═════ Records

# Project-MONAI/GenerativeModels

Measured on AMD Instinct MI355X. Metric: 3D volumes/sec (DDIM 50-step sample, 1x128^3), higher is better.
Workload: dtype bf16; 1 GPU; C2: 3D DiffusionModelUNet(64,128,256; 2 res blocks; mid-block attention 1 head x 256) DDIM-50 sampling of 1x1x128^3 volumes, 1 volume per GPU per step; inference_steps=50, parallelism=1 independent replicas (batch-sharded, no data-path collective), hip_graph=False, self_launched=False

## Files before the change

generativemodels_amd/csrc/small_ops.hip:

```cpp
#include <cstdlib>
#include "attn_common.h"
#include "conv_common.h"

struct LinearRowsExtra {
  const float* ln_g; const float* ln_b; float ln_eps;
  void* y1; void* y2; long long y12_ld; int split;
  const int* off_dev; long long off_mul;
  const float* kv_ws; int kv_dh;
  const float* mlp_p; int mlp_nj; const void* mlp_x1; const float* mlp_b2; void* mlp_x0;
  const float* pre_scale; const float* pre_shift; long long ss_ld; int rows_per_sample;
  void* vt; int vt_c0; int vt_dh;
  const double* gn_stats[2]; int gn_S[2]; int gn_C[2]; const float* gn_gamma; const float* gn_beta; float gn_eps; int gn_groups; int gn_N;
};

__device__ __forceinline__ float kv_merge_one(const float* __restrict__ ws, int BH, int dh, int bh, int c) {
  constexpr int NS = GM_DECODE_KV_SPLITS;
  const float* o = ws + (long long)bh * NS * dh + c;
  const float* m = ws + (long long)BH * NS * dh + (long long)bh * NS;
  const float* l = m + (long long)BH * NS;
  float ms[NS], ls[NS], os[NS];
#pragma unroll
  for (int s = 0; s < NS; ++s) { ms[s] = m[s]; ls[s] = l[s]; os[s] = o[(long long)s * dh]; }
  float M = -INFINITY;
#pragma unroll
// ... 58 lines not shown
    const float* bsrc = bias ? bias : reinterpret_cast<const float*>(w);
    const T* rsrc = res ? res + (long long)(row_ok ? row : 0) * res_ld : w;
#pragma unroll
    for (int i = 0; i < 4; ++i) {
      const int co = co0 + 4 * q + i;
      bia[i] = bsrc[bias ? (co < cout ? co : cout - 1) : 0];
      rsd[i] = ElemIO<T>::ld(rsrc + (res ? (co < cout ? co : cout - 1) : 0));
    }
  }
  f32x4_t acc = (f32x4_t){0.f, 0.f, 0.f, 0.f};
  constexpr int U = 4;
  for (int c0 = 0; c0 < nchunks; c0 += U) {
    uint4 wf[U], xf[U];
    float asc[U][VECW], ash[U][VECW];
#pragma unroll
    for (int u = 0; u < U; ++u) {
      const int c = c0 + u < nchunks ? c0 + u : nchunks - 1;
      wf[u] = *reinterpret_cast<const uint4*>(wrow + (long long)c * cout_pad * BK);
      const bool ok = row_ok & (c * BK + q * VECW + VECW <= cin);
      const uint4 v = *reinterpret_cast<const uint4*>(ok ? xrow + c * BK : x);
      xf[u] = make_uint4(ok ? v.x : 0u, ok ? v.y : 0u, ok ? v.z : 0u, ok ? v.w : 0u);
      if (ex.pre_scale) {
        const int cb = c * BK + q * VECW + VECW <= cin ? c * BK + q * VECW : 0;
        const long long off = (long long)((row_ok ? row : 0) / ex.rows_per_sample) * ex.ss_ld + cb;
#pragma unroll
        for (int i = 0; i < VECW; i += 4) {
          const float4 a = *reinterpret_cast<const float4*>(ex.pre_scale + off + i), b2 = *reinterpret_cast<const float4*>(ex.pre_shift + off + i);
          asc[u][i] = a.x; asc[u][i + 1] = a.y; asc[u][i + 2] = a.z; asc[u][i + 3] = a.w;
          ash[u][i] = b2.x; ash[u][i + 1] = b2.y; ash[u][i + 2] = b2.z; ash[u][i + 3] = b2.w;
        }
      }
    }
#pragma unroll
    for (int u = 0; u < U; ++u) {
      if (c0 + u >= nchunks) break;
      uint4 b = xf[u];
      if (pre_act || ex.ln_g || ex.pre_scale) {
        float v[VECW];
        Vec16<T>::unpack(b, v);
        if (ex.pre_scale) {
          const bool okc = row_ok & ((c0 + u) * BK + q * VECW + VECW <= cin);
#pragma unroll
          for (int i = 0; i < VECW; ++i) v[i] = okc ? v[i] * asc[u][i] + ash[u][i] : 0.f;
        }
        if (ex.ln_g) {
          const int cbase = (c0 + u) * BK + q * VECW;
          const bool ok = row_ok & (cbase + VECW <= cin);
#pragma unroll
          for (int i = 0; i < VECW; ++i) v[i] = ok ? (v[i] - mean) * rstd * ex.ln_g[cbase + i] + (ex.ln_b ? ex.ln_b[cbase + i] : 0.f) : 0.f;
        }
        if (pre_act) {
          conv_act_vec(v, pre_act, PRECISE);
        }
        b = Vec16<T>::pack(v);
      }
      Mma<T>::run(wf[u], b, acc);
    }
  }
  if (!row_ok) return;
#pragma unroll
  for (int i = 0; i < 4; ++i) {
    const int co = co0 + 4 * q + i;
    if (co < cout) {
      float v = acc[i] + (bias ? bia[i] : 0.f);
      v = conv_post_act(v, post_act);
      if (res) v += rsd[i];
      if (ex.split > 0 && co >= ex.split) {
        T* dst = reinterpret_cast<T*>(co < 2 * ex.split ? ex.y1 : ex.y2) + (ex.off_dev ? (long long)(*ex.off_dev) * ex.off_mul : 0);
        ElemIO<T>::st(dst + (long long)row * ex.y12_ld + (co - (co < 2 * ex.split ? ex.split : 2 * ex.split)), v);
      } else {
        ElemIO<T>::st(y + (long long)row * y_ld + co, v);
        if (ex.vt && co >= ex.vt_c0) {
          const int cch = co - ex.vt_c0, L = ex.rows_per_sample;
          const int smp = row / L, key = row - smp * L;
          const int pos = (key & ~31) + ((key & 15) >> 2) * 8 + ((key >> 4) & 1) * 4 + (key & 3);
          const int heads = (cout - ex.vt_c0) / ex.vt_dh;
          ElemIO<T>::st(reinterpret_cast<T*>(ex.vt) + ((long long)(smp * heads + cch / ex.vt_dh) * ex.vt_dh + cch % ex.vt_dh) * L + pos, v);
        }
      }
    }
  }
}
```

══════════

_Problem statement:_ The response should be an exact repeat of the data above.

_Task output:_
# Project-MONAI/GenerativeModels

Measured on AMD Instinct MI355X. Metric: 3D volumes/sec (DDIM 50-step sample, 1x128^3), higher is better.
Workload: dtype bf16; 1 GPU; C2: 3D DiffusionModelUNet(64,128,256; 2 res blocks; mid-block attention 1 head x 256) DDIM-50 sampling of 1x1x128^3 volumes, 1 volume per GPU per step; inference_steps=50, parallelism=1 independent replicas (batch-sharded, no data-path collective), hip_graph=False, self_launched=False

## Files before the change

generativemodels_amd/csrc/small_ops.hip:

```cpp
#include <cstdlib>
#include "attn_common.h"
#include "conv_common.h"

struct LinearRowsExtra {
  const float* ln_g; const float* ln_b; float ln_eps;
  void* y1; void* y2; long long y12_ld; int split;
  const int* off_dev; long long off_mul;
  const float* kv_ws; int kv_dh;
  const float* mlp_p; int mlp_nj; const void* mlp_x1; const float* mlp_b2; void* mlp_x0;
  const float* pre_scale; const float* pre_shift; long long ss_ld; int rows_per_sample;
  void* vt; int vt_c0; int vt_dh;
  const double* gn_stats[2]; int gn_S[2]; int gn_C[2]; const float* gn_gamma; const float* gn_beta; float gn_eps; int gn_groups; int gn_N;
};

__device__ __forceinline__ float kv_merge_one(const float* __restrict__ ws, int BH, int dh, int bh, int c) {
  constexpr int NS = GM_DECODE_KV_SPLITS;
  const float* o = ws + (long long)bh * NS * dh + c;
  const float* m = ws + (long long)BH * NS * dh + (long long)bh * NS;
  const float* l = m + (long long)BH * NS;
  float ms[NS], ls[NS], os[NS];
#pragma unroll
  for (int s = 0; s < NS; ++s) { ms[s] = m[s]; ls[s] = l[s]; os[s] = o[(long long)s * dh]; }
  float M = -INFINITY;
#pragma unroll
// ... 58 lines not shown
    const float* bsrc = bias ? bias : reinterpret_cast<const float*>(w);
    const T* rsrc = res ? res + (long long)(row_ok ? row : 0) * res_ld : w;
#pragma unroll
    for (int i = 0; i < 4; ++i) {
      const int co = co0 + 4 * q + i;
      bia[i] = bsrc[bias ? (co < cout ? co : cout - 1) : 0];
      rsd[i] = ElemIO<T>::ld(rsrc + (res ? (co < cout ? co : cout - 1) : 0));
    }
  }
  f32x4_t acc = (f32x4_t){0.f, 0.f, 0.f, 0.f};
  constexpr int U = 4;
  for (int c0 = 0; c0 < nchunks; c0 += U) {
    uint4 wf[U], xf[U];
    float asc[U][VECW], ash[U][VECW];
#pragma unroll
    for (int u = 0; u < U; ++u) {
      const int c = c0 + u < nchunks ? c0 + u : nchunks - 1;
      wf[u] = *reinterpret_cast<const uint4*>(wrow + (long long)c * cout_pad * BK);
      const bool ok = row_ok & (c * BK + q * VECW + VECW <= cin);
      const uint4 v = *reinterpret_cast<const uint4*>(ok ? xrow + c * BK : x);
      xf[u] = make_uint4(ok ? v.x : 0u, ok ? v.y : 0u, ok ? v.z : 0u, ok ? v.w : 0u);
      if (ex.pre_scale) {
        const int cb = c * BK + q * VECW + VECW <= cin ? c * BK + q * VECW : 0;
        const long long off = (long long)((row_ok ? row : 0) / ex.rows_per_sample) * ex.ss_ld + cb;
#pragma unroll
        for (int i = 0; i < VECW; i += 4) {
          const float4 a = *reinterpret_cast<const float4*>(ex.pre_scale + off + i), b2 = *reinterpret_cast<const float4*>(ex.pre_shift + off + i);
          asc[u][i] = a.x; asc[u][i + 1] = a.y; asc[u][i + 2] = a.z; asc[u][i + 3] = a.w;
          ash[u][i] = b2.x; ash[u][i + 1] = b2.y; ash[u][i + 2] = b2.z; ash[u][i + 3] = b2.w;
        }
      }
    }
#pragma unroll
    for (int u = 0; u < U; ++u) {
      if (c0 + u >= nchunks) break;
      uint4 b = xf[u];
      if (pre_act || ex.ln_g || ex.pre_scale) {
        float v[VECW];
        Vec16<T>::unpack(b, v);
        if (ex.pre_scale) {
          const bool okc = row_ok & ((c0 + u) * BK + q * VECW + VECW <= cin);
#pragma unroll
          for (int i = 0; i < VECW; ++i) v[i] = okc ? v[i] * asc[u][i] + ash[u][i] : 0.f;
        }
        if (ex.ln_g) {
          const int cbase = (c0 + u) * BK + q * VECW;
          const bool ok = row_ok & (cbase + VECW <= cin);
#pragma unroll
          for (int i = 0; i < VECW; ++i) v[i] = ok ? (v[i] - mean) * rstd * ex.ln_g[cbase + i] + (ex.ln_b ? ex.ln_b[cbase + i] : 0.f) : 0.f;
        }
        if (pre_act) {
          conv_act_vec(v, pre_act, PRECISE);
        }
        b = Vec16<T>::pack(v);
      }
      Mma<T>::run(wf[u], b, acc);
    }
  }
  if (!row_ok) return;
#pragma unroll
  for (int i = 0; i < 4; ++i) {
    const int co = co0 + 4 * q + i;
    if (co < cout) {
      float v = acc[i] + (bias ? bia[i] : 0.f);
      v = conv_post_act(v, post_act);
      if (res) v += rsd[i];
      if (ex.split > 0 && co >= ex.split) {
        T* dst = reinterpret_cast<T*>(co < 2 * ex.split ? ex.y1 : ex.y2) + (ex.off_dev ? (long long)(*ex.off_dev) * ex.off_mul : 0);
        ElemIO<T>::st(dst + (long long)row * ex.y12_ld + (co - (co < 2 * ex.split ? ex.split : 2 * ex.split)), v);
      } else {
        ElemIO<T>::st(y + (long long)row * y_ld + co, v);
        if (ex.vt && co >= ex.vt_c0) {
          const int cch = co - ex.vt_c0, L = ex.rows_per_sample;
          const int smp = row / L, key = row - smp * L;
          const int pos = (key & ~31) + ((key & 15) >> 2) * 8 + ((key >> 4) & 1) * 4 + (key & 3);
          const int heads = (cout - ex.vt_c0) / ex.vt_dh;
          ElemIO<T>::st(reinterpret_cast<T*>(ex.vt) + ((long long)(smp * heads + cch / ex.vt_dh) * ex.vt_dh + cch % ex.vt_dh) * L + pos, v);
        }
      }
    }
  }
}
```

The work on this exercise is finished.